Exercise data START
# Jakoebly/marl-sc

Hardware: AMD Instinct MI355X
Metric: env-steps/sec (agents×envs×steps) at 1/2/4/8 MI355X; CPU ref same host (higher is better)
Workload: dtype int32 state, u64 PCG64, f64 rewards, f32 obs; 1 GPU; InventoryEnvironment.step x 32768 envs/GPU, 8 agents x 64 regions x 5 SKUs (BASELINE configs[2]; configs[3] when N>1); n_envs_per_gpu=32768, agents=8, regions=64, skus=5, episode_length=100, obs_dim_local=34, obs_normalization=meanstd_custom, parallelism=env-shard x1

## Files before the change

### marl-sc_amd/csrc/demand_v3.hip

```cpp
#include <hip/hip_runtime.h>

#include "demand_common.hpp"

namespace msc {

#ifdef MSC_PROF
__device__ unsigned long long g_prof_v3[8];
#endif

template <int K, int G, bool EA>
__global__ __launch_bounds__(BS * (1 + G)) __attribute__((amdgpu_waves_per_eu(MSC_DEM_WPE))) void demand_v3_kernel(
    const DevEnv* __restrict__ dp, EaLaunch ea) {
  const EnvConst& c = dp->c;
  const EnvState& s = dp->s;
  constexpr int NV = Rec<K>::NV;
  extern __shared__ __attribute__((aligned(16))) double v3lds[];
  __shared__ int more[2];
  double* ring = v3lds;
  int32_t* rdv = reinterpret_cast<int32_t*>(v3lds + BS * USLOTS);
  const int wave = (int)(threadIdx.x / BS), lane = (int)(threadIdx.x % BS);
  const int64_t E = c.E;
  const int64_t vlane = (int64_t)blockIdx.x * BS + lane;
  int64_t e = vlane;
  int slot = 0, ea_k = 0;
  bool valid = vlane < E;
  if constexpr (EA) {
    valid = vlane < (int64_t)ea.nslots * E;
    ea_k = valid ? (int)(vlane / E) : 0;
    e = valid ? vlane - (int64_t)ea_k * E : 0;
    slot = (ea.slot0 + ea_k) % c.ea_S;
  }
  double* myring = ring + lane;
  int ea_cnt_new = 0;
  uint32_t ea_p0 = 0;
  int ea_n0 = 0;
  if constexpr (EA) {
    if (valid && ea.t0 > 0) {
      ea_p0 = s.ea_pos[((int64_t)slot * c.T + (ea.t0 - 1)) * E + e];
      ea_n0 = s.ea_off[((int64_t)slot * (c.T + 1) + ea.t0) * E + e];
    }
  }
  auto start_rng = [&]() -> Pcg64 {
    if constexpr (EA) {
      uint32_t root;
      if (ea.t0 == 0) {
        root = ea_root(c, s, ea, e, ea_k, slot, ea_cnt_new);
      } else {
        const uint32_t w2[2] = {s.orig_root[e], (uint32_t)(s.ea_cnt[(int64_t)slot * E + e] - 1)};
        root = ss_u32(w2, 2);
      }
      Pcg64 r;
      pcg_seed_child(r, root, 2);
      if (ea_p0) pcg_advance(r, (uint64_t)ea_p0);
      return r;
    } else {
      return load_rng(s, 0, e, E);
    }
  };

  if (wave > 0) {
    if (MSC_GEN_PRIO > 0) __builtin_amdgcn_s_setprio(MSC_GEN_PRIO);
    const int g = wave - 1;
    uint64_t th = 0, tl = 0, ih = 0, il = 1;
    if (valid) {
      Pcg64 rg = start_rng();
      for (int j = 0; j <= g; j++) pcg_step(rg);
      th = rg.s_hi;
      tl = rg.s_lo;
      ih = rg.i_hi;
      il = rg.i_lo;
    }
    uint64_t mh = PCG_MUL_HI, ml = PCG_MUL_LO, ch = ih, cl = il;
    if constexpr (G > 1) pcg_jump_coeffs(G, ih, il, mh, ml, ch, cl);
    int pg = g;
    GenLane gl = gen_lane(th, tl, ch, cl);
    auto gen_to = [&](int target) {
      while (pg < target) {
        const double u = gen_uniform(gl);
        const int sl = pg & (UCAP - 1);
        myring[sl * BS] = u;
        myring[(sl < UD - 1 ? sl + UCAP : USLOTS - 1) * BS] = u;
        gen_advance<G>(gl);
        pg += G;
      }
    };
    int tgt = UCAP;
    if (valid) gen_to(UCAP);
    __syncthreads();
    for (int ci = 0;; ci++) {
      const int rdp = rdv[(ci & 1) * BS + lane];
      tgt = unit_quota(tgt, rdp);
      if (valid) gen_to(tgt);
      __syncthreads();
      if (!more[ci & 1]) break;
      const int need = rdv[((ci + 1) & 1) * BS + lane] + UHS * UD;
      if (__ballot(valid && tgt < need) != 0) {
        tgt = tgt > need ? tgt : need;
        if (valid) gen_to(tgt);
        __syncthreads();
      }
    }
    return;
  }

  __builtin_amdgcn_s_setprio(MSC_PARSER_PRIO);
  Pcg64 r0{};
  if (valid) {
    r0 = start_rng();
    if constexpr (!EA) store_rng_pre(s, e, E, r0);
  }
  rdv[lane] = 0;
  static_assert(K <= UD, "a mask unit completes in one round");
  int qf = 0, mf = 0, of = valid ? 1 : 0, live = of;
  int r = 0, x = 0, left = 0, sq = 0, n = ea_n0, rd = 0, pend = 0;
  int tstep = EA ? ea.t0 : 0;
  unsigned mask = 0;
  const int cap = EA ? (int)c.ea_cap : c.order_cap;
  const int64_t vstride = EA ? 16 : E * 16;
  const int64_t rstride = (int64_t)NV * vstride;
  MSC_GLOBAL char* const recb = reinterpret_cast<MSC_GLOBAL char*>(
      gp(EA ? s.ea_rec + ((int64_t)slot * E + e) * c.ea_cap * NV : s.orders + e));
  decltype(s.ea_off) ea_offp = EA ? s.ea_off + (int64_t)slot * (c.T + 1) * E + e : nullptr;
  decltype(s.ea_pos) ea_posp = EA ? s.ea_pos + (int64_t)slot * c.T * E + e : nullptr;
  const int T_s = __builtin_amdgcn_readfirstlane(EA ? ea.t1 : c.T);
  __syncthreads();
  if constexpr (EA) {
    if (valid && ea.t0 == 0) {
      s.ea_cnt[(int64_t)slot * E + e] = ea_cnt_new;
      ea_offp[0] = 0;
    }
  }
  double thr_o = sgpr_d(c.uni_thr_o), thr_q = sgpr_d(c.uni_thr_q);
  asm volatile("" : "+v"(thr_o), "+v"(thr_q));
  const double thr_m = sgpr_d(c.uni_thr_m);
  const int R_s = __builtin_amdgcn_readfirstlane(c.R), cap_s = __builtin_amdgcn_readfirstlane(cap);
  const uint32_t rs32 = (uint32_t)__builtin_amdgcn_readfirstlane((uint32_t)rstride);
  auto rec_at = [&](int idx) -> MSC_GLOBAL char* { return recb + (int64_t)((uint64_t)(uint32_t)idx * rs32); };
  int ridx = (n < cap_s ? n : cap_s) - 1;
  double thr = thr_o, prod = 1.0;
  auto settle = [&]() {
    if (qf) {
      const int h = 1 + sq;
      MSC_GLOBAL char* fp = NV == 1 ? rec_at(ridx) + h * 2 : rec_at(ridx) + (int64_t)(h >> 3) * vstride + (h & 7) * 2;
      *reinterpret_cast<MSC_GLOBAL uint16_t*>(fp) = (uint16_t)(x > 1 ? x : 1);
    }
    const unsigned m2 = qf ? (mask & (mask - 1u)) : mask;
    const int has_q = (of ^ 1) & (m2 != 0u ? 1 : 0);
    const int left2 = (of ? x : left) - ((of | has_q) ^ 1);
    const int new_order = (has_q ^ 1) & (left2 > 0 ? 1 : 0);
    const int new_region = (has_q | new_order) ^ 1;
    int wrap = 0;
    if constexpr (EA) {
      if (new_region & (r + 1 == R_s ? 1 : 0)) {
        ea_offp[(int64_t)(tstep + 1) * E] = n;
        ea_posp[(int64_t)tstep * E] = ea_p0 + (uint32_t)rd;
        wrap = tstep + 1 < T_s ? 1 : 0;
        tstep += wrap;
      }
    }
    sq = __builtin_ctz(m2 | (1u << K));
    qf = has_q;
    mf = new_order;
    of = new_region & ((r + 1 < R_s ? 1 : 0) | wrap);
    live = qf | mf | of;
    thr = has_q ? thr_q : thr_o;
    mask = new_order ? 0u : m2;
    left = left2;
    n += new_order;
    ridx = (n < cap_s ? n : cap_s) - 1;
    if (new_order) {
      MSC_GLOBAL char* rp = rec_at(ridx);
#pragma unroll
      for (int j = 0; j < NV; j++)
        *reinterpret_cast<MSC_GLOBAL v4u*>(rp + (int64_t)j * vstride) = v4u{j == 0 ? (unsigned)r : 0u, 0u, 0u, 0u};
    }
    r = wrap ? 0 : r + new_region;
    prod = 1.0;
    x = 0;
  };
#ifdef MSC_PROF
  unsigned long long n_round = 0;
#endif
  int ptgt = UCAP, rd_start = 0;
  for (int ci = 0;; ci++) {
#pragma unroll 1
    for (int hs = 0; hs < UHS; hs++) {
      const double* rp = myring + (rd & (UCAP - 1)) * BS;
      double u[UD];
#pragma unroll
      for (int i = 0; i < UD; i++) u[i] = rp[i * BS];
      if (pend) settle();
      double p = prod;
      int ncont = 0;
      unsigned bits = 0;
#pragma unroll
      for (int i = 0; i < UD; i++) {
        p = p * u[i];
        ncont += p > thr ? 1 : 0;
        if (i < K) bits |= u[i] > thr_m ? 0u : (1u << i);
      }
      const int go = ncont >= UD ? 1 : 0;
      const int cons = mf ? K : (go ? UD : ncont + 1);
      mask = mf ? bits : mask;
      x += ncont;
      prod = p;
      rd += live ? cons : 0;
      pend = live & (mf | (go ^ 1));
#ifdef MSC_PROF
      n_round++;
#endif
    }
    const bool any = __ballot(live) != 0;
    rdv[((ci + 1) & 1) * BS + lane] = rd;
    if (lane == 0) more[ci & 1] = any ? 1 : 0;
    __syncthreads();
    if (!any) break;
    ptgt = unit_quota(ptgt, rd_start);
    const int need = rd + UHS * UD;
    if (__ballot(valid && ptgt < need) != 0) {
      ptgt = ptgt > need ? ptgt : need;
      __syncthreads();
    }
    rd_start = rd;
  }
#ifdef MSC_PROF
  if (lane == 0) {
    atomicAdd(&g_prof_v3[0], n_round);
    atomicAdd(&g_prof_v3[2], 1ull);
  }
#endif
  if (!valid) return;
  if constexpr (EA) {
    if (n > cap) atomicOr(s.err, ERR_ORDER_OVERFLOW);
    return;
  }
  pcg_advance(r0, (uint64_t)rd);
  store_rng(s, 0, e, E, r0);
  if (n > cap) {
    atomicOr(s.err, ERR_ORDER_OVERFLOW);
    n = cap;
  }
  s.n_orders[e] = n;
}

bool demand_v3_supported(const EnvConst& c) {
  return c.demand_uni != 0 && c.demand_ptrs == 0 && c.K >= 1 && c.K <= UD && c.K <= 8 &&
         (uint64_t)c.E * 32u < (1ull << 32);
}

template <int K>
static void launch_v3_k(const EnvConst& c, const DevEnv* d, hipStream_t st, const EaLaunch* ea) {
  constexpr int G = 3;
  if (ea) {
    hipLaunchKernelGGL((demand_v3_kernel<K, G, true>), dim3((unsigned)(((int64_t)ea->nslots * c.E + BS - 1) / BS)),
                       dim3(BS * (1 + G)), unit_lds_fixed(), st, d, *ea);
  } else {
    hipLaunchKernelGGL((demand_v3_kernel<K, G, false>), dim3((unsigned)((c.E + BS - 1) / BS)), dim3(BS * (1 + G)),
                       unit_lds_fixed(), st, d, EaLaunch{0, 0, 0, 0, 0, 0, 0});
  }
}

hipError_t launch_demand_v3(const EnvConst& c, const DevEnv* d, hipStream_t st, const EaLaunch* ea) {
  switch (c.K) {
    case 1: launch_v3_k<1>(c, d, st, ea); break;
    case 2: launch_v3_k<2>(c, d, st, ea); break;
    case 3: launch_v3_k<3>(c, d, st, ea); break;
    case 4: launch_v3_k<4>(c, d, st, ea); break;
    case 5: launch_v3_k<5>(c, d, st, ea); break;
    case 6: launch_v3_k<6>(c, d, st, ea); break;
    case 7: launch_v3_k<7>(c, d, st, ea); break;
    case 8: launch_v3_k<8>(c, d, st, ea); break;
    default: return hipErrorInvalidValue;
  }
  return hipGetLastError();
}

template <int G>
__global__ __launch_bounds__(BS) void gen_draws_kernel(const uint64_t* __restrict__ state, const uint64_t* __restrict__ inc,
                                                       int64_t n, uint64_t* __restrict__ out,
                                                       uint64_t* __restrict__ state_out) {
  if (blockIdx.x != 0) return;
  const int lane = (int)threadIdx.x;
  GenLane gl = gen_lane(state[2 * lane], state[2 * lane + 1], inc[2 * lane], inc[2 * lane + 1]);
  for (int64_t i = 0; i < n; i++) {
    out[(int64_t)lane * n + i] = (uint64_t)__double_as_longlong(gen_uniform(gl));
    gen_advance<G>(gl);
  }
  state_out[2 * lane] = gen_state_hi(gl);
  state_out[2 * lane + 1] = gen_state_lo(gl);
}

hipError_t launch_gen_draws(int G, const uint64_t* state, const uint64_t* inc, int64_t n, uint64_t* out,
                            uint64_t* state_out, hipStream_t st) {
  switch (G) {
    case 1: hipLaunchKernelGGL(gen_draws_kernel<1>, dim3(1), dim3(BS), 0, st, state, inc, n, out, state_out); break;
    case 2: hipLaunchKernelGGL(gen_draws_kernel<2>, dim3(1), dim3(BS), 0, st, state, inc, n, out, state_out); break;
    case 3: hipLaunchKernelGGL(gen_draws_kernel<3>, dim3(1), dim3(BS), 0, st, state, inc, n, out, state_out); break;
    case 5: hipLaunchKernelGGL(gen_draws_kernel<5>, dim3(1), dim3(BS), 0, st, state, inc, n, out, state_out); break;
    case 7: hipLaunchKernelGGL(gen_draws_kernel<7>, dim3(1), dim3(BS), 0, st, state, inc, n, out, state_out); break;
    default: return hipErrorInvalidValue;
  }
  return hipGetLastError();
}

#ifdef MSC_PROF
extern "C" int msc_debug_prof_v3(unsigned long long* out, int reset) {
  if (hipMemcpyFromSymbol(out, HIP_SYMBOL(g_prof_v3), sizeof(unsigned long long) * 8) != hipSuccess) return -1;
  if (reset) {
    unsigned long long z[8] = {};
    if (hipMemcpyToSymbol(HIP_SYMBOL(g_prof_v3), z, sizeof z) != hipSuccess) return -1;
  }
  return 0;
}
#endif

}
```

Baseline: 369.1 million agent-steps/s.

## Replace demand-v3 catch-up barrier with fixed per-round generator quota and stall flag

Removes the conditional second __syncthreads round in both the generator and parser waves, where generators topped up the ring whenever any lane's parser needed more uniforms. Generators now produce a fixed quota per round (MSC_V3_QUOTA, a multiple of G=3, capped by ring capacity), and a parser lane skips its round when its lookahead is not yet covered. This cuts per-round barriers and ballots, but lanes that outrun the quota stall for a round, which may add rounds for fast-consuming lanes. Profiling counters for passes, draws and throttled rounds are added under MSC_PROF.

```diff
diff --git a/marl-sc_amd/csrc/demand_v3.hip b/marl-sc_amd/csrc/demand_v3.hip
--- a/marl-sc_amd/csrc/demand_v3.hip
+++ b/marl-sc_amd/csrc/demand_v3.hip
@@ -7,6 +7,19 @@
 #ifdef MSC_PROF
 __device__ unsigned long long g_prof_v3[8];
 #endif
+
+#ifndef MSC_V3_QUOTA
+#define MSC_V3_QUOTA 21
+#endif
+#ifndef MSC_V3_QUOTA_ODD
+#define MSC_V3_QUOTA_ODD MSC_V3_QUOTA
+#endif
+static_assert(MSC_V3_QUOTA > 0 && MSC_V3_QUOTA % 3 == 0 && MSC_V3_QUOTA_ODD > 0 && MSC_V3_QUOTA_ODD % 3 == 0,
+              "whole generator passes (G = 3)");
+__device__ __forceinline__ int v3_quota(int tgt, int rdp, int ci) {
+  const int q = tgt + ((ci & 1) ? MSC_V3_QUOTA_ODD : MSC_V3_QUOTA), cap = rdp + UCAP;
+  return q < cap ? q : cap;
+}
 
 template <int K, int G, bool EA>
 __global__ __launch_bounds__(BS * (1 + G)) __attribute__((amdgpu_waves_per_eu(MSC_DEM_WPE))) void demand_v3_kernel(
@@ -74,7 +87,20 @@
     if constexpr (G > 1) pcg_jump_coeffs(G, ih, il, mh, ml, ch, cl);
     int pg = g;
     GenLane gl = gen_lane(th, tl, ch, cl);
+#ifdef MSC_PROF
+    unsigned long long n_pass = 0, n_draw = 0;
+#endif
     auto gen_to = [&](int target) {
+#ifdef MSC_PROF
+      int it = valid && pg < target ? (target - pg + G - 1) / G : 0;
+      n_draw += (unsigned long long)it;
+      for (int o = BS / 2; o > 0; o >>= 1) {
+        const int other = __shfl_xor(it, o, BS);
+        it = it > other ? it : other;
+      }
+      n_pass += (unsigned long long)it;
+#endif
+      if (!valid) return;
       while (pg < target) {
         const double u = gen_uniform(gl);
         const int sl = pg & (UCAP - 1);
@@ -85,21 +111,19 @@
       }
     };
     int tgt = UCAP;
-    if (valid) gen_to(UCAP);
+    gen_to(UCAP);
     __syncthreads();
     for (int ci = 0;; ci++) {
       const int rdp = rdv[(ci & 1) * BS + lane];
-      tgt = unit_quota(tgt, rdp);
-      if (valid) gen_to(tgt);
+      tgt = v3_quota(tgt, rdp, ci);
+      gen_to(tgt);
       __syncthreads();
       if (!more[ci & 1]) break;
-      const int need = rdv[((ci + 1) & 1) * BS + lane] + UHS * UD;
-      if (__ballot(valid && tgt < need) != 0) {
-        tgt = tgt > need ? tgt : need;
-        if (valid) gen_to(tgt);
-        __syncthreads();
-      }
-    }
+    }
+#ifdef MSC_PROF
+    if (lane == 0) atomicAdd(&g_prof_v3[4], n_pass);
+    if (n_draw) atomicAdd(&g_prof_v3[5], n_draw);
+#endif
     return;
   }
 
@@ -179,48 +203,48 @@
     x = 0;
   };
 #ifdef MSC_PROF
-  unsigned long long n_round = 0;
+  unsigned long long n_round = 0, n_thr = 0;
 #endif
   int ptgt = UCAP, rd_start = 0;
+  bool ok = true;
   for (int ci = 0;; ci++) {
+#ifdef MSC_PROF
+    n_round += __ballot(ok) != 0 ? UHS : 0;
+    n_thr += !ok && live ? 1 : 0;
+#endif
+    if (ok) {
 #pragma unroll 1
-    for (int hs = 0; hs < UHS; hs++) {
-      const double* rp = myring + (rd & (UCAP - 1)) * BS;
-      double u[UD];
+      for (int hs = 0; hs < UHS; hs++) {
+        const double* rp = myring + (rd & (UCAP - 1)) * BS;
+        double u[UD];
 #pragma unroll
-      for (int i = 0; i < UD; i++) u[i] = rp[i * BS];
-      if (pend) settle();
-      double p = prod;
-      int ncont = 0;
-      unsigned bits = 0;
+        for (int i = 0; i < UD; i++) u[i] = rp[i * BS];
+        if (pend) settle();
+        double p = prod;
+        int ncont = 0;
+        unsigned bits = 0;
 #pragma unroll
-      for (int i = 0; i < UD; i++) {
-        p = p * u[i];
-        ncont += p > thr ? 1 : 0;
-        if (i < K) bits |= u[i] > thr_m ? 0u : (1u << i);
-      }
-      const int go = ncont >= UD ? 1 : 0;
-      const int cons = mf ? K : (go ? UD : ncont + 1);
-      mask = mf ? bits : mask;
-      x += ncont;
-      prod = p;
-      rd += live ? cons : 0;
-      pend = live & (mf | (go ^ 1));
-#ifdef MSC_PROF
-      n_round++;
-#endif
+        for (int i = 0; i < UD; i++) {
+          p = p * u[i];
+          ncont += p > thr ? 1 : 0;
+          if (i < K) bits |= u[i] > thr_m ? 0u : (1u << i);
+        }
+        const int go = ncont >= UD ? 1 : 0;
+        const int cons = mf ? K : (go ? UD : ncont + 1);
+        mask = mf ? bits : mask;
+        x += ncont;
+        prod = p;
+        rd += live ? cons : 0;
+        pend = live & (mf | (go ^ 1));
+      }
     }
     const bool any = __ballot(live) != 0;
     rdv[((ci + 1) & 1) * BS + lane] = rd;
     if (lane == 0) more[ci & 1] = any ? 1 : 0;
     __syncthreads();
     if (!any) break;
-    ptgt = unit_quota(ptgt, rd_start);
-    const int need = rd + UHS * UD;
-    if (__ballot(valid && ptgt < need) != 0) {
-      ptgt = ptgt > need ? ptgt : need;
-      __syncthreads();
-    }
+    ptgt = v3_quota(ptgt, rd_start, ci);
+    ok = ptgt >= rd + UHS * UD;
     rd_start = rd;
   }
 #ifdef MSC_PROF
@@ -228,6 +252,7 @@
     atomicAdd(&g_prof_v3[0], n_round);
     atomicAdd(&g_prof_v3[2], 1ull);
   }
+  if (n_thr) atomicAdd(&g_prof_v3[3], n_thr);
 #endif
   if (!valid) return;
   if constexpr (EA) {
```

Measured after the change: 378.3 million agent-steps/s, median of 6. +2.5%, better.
Exercise data END
» Assignment: The expected output is each line of the records above that includes the word "EnvConst".

» Final answer:
  const EnvConst& c = dp->c;
bool demand_v3_supported(const EnvConst& c) {
static void launch_v3_k(const EnvConst& c, const DevEnv* d, hipStream_t st, const EaLaunch* ea) {
hipError_t launch_demand_v3(const EnvConst& c, const DevEnv* d, hipStream_t st, const EaLaunch* ea) {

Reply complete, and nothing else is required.